Thursday, August 25, 2016

"The World’s Top Performing Hedge Fund Is Shorting Big Dividends"

Two years ago, in The "Kinder Morgan Is a House of Cards" Theory and the Pros and Cons of Going Short (KMI) I explored my inner six-year-old with:
...Regarding a short on KMI, I hate paying dividends on short positions.
Hate it, hate it, hate it.
But I might be tempted in this case.

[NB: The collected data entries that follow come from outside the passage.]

__global__ void __launch_bounds__(EM_THREADS)
emit_chained_kernel(GsCount vc, const uint2* __restrict__ order, const uint2* __restrict__ rect, unsigned* __restrict__ ctrl,
                    u64* __restrict__ desc, int n_blocks, int tile_w, uint2* __restrict__ items, unsigned item_cap,
                    long long* __restrict__ status )
{
    const int V = (int)gs_count(vc);
    __shared__ unsigned ws[EM_THREADS / 64];
    __shared__ unsigned s_block;
    __shared__ unsigned long long s_base;
    const int lane = threadIdx.x & 63, wave = threadIdx.x >> 6;
    if (threadIdx.x == 0) s_block = atomicAdd(ctrl, 1u);
    __syncthreads();
    const int block = (int)s_block;
    u64* agg = desc; u64* pre = desc + n_blocks;
    const int r0 = block * EM_TILE + (int)threadIdx.x * EM_PER;
    int v[EM_PER]; unsigned c[EM_PER]; uint2 q[EM_PER];
    unsigned mine = 0u;
#pragma unroll
    for (int k = 0; k < EM_PER; ++k) {
        const int r = r0 + k;
        v[k] = r < V ? (int)order[r].y : -1;
        q[k] = v[k] >= 0 ? rect[v[k]] : make_uint2(0u, 0u);
        c[k] = rect_count(q[k]);
        mine += c[k];
    }
    unsigned incl = mine;
    incl = gs_wave_incl_scan(incl);
    if (lane == 63) ws[wave] = incl;
    __syncthreads();
    unsigned before = 0u, total = 0u;
    for (int w = 0; w < EM_THREADS / 64; ++w) { if (w < wave) before += ws[w]; total += ws[w]; }
    if (wave == 0) {
        unsigned long long acc = 0ull;
        if (block > 0) {
            if (lane == 0) __hip_atomic_store(&agg[block], (u64)total | BF_VALID, __ATOMIC_RELAXED, __HIP_MEMORY_SCOPE_AGENT);
            int pos = block - 1;
            bool done = false;
            while (!done) {
                u64 pv[EM_LOOK], av[EM_LOOK];
#pragma unroll
                for (int j = 0; j < EM_LOOK; ++j) {
                    const int idx = pos - 64 * j - lane;
                    pv[j] = av[j] = 0ull;
                    if (idx >= 0) {
                        pv[j] = __hip_atomic_load(&pre[idx], __ATOMIC_RELAXED, __HIP_MEMORY_SCOPE_AGENT);
                        av[j] = __hip_atomic_load(&agg[idx], __ATOMIC_RELAXED, __HIP_MEMORY_SCOPE_AGENT);
                    }
                }
#pragma unroll
                for (int j = 0; j < EM_LOOK; ++j) {
                    if (done) break;
                    const int idx = pos - 64 * j - lane;
                    bool isP = idx < 0;
                    u64 val = 0ull;
                    if (idx >= 0) {
                        int spins = 0;
                        for (;;) {
                            if (pv[j] & BF_VALID) { isP = true; val = pv[j]; break; }
                            if (av[j] & BF_VALID) { val = av[j]; break; }
                            if (++spins > BF_SPIN_LIMIT) { atomicExch(ctrl + 1, 1u); if (status) status[0] = GS_ENOSPC; break; }
                            __builtin_amdgcn_s_sleep(2);
                            pv[j] = __hip_atomic_load(&pre[idx], __ATOMIC_RELAXED, __HIP_MEMORY_SCOPE_AGENT);
                            av[j] = __hip_atomic_load(&agg[idx], __ATOMIC_RELAXED, __HIP_MEMORY_SCOPE_AGENT);
                        }
                    }
                    const u64 pmask = __ballot(isP);
                    const int first = pmask ? __builtin_ctzll(pmask) : 64;
                    if (lane <= first) acc += val & ~BF_VALID;
                    if (pmask) done = true;
                }
                pos -= 64 * EM_LOOK;
            }
        }
        const unsigned long long base = gs_wave_sum_u64(acc);
        if (lane == 0) {
            __hip_atomic_store(&pre[block], (u64)(base + total) | BF_VALID, __ATOMIC_RELAXED, __HIP_MEMORY_SCOPE_AGENT);
            s_base = base;
        }
    }
    __syncthreads();
    unsigned long long cur = s_base + before + incl - mine;
#pragma unroll
    for (int k = 0; k < EM_PER; ++k) {
        if (v[k] < 0 || c[k] == 0u) continue;
        const int x0 = (int)(q[k].x & 0xffffu), y0 = (int)(q[k].x >> 16), x1 = (int)(q[k].y & 0xffffu), y1 = (int)(q[k].y >> 16);
        for (int i = y0; i < y1; ++i)
            for (int j = x0; j < x1; ++j) {
                const unsigned t = (unsigned)(i * tile_w + j);
                if (cur < (unsigned long long)item_cap) items[cur] = make_uint2(t, (unsigned)v[k]);
                ++cur;
            }
    }
}

#define SEG_CLASSES 3
#define SEG_CAP0 2048
#define SEG_CAP1 4096
#define SEG_CAP2 16384
#define SEG_GMAX 4
#define SEG_THREADS(cap) ((cap) >> SEG_GMAX > 1024 ? 1024 : ((cap) >> SEG_GMAX))
#define SEG_BINS 64
static size_t seg_lds_bytes(int cap) { return (size_t)(cap + (cap >> 5) + 1) * sizeof(u64); }

extern "C" int gs_isect_bin_front_classes(int* caps, int max)
{
    const int c[SEG_CLASSES] = { SEG_CAP0, SEG_CAP1, SEG_CAP2 };
    for (int i = 0; i < SEG_CLASSES && i < max; ++i) if (caps) caps[i] = c[i];
    return SEG_CLASSES;
}

struct SegLists { unsigned* count; int32_t* lists; };

__device__ __forceinline__ int seg_class(unsigned len) { return len <= SEG_CAP0 ? 0 : (len <= SEG_CAP1 ? 1 : (len <= SEG_CAP2 ? 2 : 3)); }
__device__ __forceinline__ int seg_bin(unsigned len)
{
    const int l2 = 31 - __clz((int)len);
    const int half = l2 > 0 ? (int)((len >> (l2 - 1)) & 1u) : 0;
    return SEG_BINS - 1 - (2 * l2 + half);
}

__global__ void __launch_bounds__(1024)
tile_offsets_scan_kernel(int n_tiles, const unsigned* __restrict__ tile_counts, GsCount nc, int32_t* __restrict__ offsets, SegLists sl)
{
    __shared__ unsigned wsum[16];
    __shared__ unsigned s_bin[(SEG_CLASSES + 1) * SEG_BINS];
    const unsigned n = (unsigned)gs_count(nc);
    const int lane = threadIdx.x & 63, wave = threadIdx.x >> 6;
    if (sl.count && threadIdx.x < (SEG_CLASSES + 1) * SEG_BINS) s_bin[threadIdx.x] = 0u;
    __syncthreads();
    unsigned carry = 0u;
    for (int i0 = 0; i0 < n_tiles; i0 += 1024) {
        const int i = i0 + threadIdx.x;
        const unsigned v = i < n_tiles ? tile_counts[i] : 0u;
        unsigned incl = v;
        incl = gs_wave_incl_scan(incl);
        if (lane == 63) wsum[wave] = incl;
        __syncthreads();
        unsigned before = 0u, all = 0u;
        for (int w = 0; w < 16; ++w) { if (w < wave) before += wsum[w]; all += wsum[w]; }
        if (i < n_tiles) {
            const unsigned o = carry + before + incl - v;
            const unsigned beg = o < n ? o : n, end = o + v < n ? o + v : n;
            offsets[i] = (int32_t)beg;
            if (sl.count && end > beg) atomicAdd(&s_bin[seg_class(end - beg) * SEG_BINS + seg_bin(end - beg)], 1u);
        }
        carry += all;
        __syncthreads();
    }
    if (!sl.count) return;
    if (wave <= SEG_CLASSES) {
        const unsigned v = s_bin[wave * SEG_BINS + lane];
        const unsigned incl = gs_wave_incl_scan(v);
        s_bin[wave * SEG_BINS + lane] = incl - v;
        if (lane == 63) sl.count[wave] = incl;
    }
    __syncthreads();
    for (int i = threadIdx.x; i < n_tiles; i += 1024) {
        const unsigned beg = (unsigned)offsets[i];
        unsigned end = n;
        if (i + 1 < n_tiles) end = (unsigned)__hip_atomic_load(&offsets[i + 1], __ATOMIC_RELAXED, __HIP_MEMORY_SCOPE_WORKGROUP);
        if (end > beg) {
            const int c = seg_class(end - beg);
            const unsigned pos = atomicAdd(&s_bin[c * SEG_BINS + seg_bin(end - beg)], 1u);
            sl.lists[(size_t)c * n_tiles + pos] = i;
        }
    }
}

#define SC_THREADS 512
#define SC_PER 8
#define SC_TILE (SC_THREADS * SC_PER)

__global__ void __launch_bounds__(SC_THREADS)
bin_scatter_kernel(GsCount vc, const unsigned* __restrict__ keys, const uint2* __restrict__ rects, unsigned key_mask, u64 item_bias, int tile_w, int tile_h,
                   const int32_t* __restrict__ offsets, unsigned* __restrict__ cursor, u64* __restrict__ items, unsigned item_cap)
{
    extern __shared__ unsigned s_pos[];
    const int V = (int)gs_count(vc);
    const int n_tiles = tile_w * tile_h;
    const int s0 = (int)blockIdx.x * SC_TILE + (int)threadIdx.x;
    if ((long long)blockIdx.x * SC_TILE >= V) return;
    for (int t = threadIdx.x; t < n_tiles; t += SC_THREADS) s_pos[t] = 0u;
    unsigned key[SC_PER]; uint2 q[SC_PER];
#pragma unroll
    for (int k = 0; k < SC_PER; ++k) {
        const int v = s0 + k * SC_THREADS;
        const int vv = v < V ? v : V - 1;
        key[k] = keys[vv];
        q[k] = rects[vv];
        if (v >= V) q[k] = make_uint2(0u, 0u);
    }
#pragma unroll
    for (int k = 0; k < SC_PER; ++k) {
        int x1 = (int)(q[k].y & 0xffffu), y1 = (int)(q[k].y >> 16);
        x1 = x1 < tile_w ? x1 : tile_w; y1 = y1 < tile_h ? y1 : tile_h;
        q[k].y = (unsigned)x1 | ((unsigned)y1 << 16);
    }
    __syncthreads();
#pragma unroll
    for (int k = 0; k < SC_PER; ++k) {
        const int x0 = (int)(q[k].x & 0xffffu), y0 = (int)(q[k].x >> 16), x1 = (int)(q[k].y & 0xffffu), y1 = (int)(q[k].y >> 16);
        for (int i = y0; i < y1; ++i)
            for (int j = x0; j < x1; ++j) atomicAdd(&s_pos[i * tile_w + j], 1u);
    }
    __syncthreads();
    for (int t0 = threadIdx.x; t0 < n_tiles; t0 += 4 * SC_THREADS) {
        unsigned c[4], o[4], b[4];
#pragma unroll
        for (int u = 0; u < 4; ++u) {
            const int t = t0 + u * SC_THREADS;
            c[u] = t < n_tiles ? s_pos[t] : 0u;
            o[u] = c[u] ? (unsigned)offsets[t] : 0u;
        }
#pragma unroll
        for (int u = 0; u < 4; ++u) b[u] = c[u] ? atomicAdd(&cursor[t0 + u * SC_THREADS], c[u]) : 0u;
#pragma unroll
        for (int u = 0; u < 4; ++u) if (c[u]) s_pos[t0 + u * SC_THREADS] = o[u] + b[u];
    }
    __syncthreads();
#pragma unroll
    for (int k = 0; k < SC_PER; ++k) {
        const int x0 = (int)(q[k].x & 0xffffu), y0 = (int)(q[k].x >> 16), x1 = (int)(q[k].y & 0xffffu), y1 = (int)(q[k].y >> 16);
        const u64 item = item_bias | ((u64)(key[k] & key_mask) << 31) | (u64)(unsigned)(s0 + k * SC_THREADS);
        for (int i = y0; i < y1; ++i)
            for (int j = x0; j < x1; ++j) {
                const unsigned pos = atomicAdd(&s_pos[i * tile_w + j], 1u);
                if (pos < item_cap) items[pos] = item;
            }
    }
}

And the rate of ascent on the stock is definitely rolling over....
The stock was at $41.00 at the time.
It went to $11.20 this January, so sometimes having to pay the divi works out.

From Bloomberg:
The world’s top performing hedge fund is shorting companies that are juicing their valuations by promising investors big dividends.

AAM Absolute Return Fund, which according to HSBC Holdings was the world’s best performing hedge fund in 2015, is betting on declines for energy companies that “even short term will struggle to uphold dividends,” according to Harald James-Otterhaug, who oversees the fund as the chief executive officer at Oslo Asset Management AS.

“In times of low rates when investors chase yield, we’ve seen that companies that pay dividends have often been rewarded with generous valuations,” the 43-year-old said in an interview Monday at his attic loft office overlooking Oslo’s Royal Palace. “Some stocks have ended up being very overvalued.”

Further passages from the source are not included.